■ **Listed records**:
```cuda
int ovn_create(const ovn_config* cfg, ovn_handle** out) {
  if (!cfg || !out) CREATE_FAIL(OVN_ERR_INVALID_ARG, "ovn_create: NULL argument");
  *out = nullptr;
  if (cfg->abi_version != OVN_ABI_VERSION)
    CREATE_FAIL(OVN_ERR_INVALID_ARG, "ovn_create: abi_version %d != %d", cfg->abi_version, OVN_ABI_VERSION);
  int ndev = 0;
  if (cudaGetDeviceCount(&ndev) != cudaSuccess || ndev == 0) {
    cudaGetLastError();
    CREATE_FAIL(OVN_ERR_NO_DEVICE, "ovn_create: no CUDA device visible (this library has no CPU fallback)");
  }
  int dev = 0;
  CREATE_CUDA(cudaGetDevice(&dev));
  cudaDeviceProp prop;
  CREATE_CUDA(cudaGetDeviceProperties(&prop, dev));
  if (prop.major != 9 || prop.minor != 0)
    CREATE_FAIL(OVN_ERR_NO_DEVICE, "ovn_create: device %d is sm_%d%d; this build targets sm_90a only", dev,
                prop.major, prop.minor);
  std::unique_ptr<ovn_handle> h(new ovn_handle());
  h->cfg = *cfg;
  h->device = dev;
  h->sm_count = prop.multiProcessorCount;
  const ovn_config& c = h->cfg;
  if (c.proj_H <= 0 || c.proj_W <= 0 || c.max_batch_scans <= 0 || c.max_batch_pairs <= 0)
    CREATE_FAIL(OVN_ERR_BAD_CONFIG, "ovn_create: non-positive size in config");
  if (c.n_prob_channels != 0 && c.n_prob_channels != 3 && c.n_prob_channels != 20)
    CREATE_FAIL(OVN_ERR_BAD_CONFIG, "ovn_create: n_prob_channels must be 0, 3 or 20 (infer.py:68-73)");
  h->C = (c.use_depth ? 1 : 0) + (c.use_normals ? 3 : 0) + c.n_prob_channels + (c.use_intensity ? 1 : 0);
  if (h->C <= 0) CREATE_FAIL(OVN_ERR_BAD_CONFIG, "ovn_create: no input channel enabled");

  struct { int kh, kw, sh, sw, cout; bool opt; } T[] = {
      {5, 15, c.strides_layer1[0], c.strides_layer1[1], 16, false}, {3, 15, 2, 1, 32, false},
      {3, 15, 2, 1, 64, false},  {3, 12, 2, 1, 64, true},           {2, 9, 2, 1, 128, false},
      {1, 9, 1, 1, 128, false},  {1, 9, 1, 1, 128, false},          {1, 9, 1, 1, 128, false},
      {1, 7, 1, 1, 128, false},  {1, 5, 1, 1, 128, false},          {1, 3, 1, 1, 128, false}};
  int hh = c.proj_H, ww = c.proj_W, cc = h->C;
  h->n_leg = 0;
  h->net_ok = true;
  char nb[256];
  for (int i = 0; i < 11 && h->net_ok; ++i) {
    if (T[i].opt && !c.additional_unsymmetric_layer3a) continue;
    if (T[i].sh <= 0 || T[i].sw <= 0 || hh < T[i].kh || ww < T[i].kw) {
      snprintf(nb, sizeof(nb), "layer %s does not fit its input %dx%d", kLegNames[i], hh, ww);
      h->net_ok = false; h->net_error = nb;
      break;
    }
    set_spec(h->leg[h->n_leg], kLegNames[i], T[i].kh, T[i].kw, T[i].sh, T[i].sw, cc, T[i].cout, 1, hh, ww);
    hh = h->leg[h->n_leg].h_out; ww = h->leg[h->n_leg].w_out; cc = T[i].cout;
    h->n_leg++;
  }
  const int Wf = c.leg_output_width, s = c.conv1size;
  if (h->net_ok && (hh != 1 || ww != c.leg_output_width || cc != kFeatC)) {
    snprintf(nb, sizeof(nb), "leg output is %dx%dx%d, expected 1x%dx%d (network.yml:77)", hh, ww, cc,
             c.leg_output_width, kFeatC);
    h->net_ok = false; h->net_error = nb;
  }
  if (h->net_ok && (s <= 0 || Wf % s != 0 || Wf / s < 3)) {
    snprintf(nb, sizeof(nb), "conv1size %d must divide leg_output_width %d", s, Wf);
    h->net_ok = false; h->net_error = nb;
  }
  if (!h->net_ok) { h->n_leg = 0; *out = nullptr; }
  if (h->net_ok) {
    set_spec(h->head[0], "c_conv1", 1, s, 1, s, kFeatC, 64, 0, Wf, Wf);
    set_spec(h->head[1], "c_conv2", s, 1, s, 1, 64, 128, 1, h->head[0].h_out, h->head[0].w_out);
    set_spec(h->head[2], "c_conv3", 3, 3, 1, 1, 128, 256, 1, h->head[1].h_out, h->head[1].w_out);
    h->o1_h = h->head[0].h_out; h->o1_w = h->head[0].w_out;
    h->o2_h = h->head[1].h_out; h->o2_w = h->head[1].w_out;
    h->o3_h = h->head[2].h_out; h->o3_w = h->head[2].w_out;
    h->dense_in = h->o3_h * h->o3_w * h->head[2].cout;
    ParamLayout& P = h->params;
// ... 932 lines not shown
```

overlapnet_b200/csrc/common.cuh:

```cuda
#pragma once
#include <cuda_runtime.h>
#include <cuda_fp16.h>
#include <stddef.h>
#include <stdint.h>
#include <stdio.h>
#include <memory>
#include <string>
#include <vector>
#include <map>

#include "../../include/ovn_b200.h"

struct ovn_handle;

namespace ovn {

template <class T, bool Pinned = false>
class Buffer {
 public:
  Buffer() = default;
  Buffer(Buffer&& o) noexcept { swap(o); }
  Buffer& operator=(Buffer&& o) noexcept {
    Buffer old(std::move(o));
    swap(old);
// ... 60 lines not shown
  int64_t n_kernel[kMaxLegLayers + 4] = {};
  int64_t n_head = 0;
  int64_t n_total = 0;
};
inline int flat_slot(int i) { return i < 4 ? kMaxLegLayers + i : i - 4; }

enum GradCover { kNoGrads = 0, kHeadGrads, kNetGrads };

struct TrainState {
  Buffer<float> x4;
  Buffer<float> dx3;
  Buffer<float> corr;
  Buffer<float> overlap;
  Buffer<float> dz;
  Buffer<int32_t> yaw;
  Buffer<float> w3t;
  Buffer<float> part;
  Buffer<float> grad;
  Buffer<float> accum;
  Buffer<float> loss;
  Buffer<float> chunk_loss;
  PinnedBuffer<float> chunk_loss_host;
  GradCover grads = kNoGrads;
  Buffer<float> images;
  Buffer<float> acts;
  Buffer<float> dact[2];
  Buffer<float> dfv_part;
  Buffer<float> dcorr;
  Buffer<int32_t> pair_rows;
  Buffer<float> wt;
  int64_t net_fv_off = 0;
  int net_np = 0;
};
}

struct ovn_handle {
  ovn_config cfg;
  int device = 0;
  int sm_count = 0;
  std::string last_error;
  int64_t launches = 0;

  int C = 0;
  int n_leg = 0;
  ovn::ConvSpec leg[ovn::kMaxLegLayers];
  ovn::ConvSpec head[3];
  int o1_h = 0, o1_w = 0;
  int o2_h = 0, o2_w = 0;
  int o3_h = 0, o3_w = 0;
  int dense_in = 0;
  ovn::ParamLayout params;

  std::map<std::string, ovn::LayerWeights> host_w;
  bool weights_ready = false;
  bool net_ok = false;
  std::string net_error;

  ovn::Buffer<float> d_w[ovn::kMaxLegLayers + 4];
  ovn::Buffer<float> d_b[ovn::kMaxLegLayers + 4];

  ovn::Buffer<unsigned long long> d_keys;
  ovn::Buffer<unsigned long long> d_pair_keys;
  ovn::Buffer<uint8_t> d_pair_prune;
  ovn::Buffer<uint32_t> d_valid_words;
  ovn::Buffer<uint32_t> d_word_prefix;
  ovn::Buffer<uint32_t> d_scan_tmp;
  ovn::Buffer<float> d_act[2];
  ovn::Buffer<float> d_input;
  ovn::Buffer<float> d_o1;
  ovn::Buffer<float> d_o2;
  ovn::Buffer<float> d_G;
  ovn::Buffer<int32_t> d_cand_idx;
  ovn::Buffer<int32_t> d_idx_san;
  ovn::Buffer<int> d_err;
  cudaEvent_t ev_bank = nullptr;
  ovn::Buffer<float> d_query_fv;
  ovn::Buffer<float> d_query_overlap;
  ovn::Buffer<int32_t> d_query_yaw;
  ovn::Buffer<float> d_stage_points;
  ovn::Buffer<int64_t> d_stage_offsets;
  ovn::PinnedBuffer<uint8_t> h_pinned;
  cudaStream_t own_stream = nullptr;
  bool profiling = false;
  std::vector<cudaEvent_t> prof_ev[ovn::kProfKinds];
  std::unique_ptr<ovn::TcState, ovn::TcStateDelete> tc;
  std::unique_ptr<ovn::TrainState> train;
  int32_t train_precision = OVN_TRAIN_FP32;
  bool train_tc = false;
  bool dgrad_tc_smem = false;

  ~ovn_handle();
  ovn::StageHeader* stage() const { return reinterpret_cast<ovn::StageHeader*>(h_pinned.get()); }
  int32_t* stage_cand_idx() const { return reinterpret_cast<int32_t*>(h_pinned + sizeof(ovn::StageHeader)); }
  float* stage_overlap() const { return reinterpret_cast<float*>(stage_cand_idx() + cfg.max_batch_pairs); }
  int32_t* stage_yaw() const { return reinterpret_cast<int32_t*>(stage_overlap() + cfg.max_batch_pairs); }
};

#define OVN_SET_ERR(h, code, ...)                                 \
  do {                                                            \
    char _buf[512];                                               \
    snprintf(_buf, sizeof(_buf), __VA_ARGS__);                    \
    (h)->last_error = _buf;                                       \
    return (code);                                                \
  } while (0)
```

■ **Work order**:
Taking the records above line by line, count those that hold the word "ParamLayout"; the number is the entire answer.

■ **Exercise answer**:
2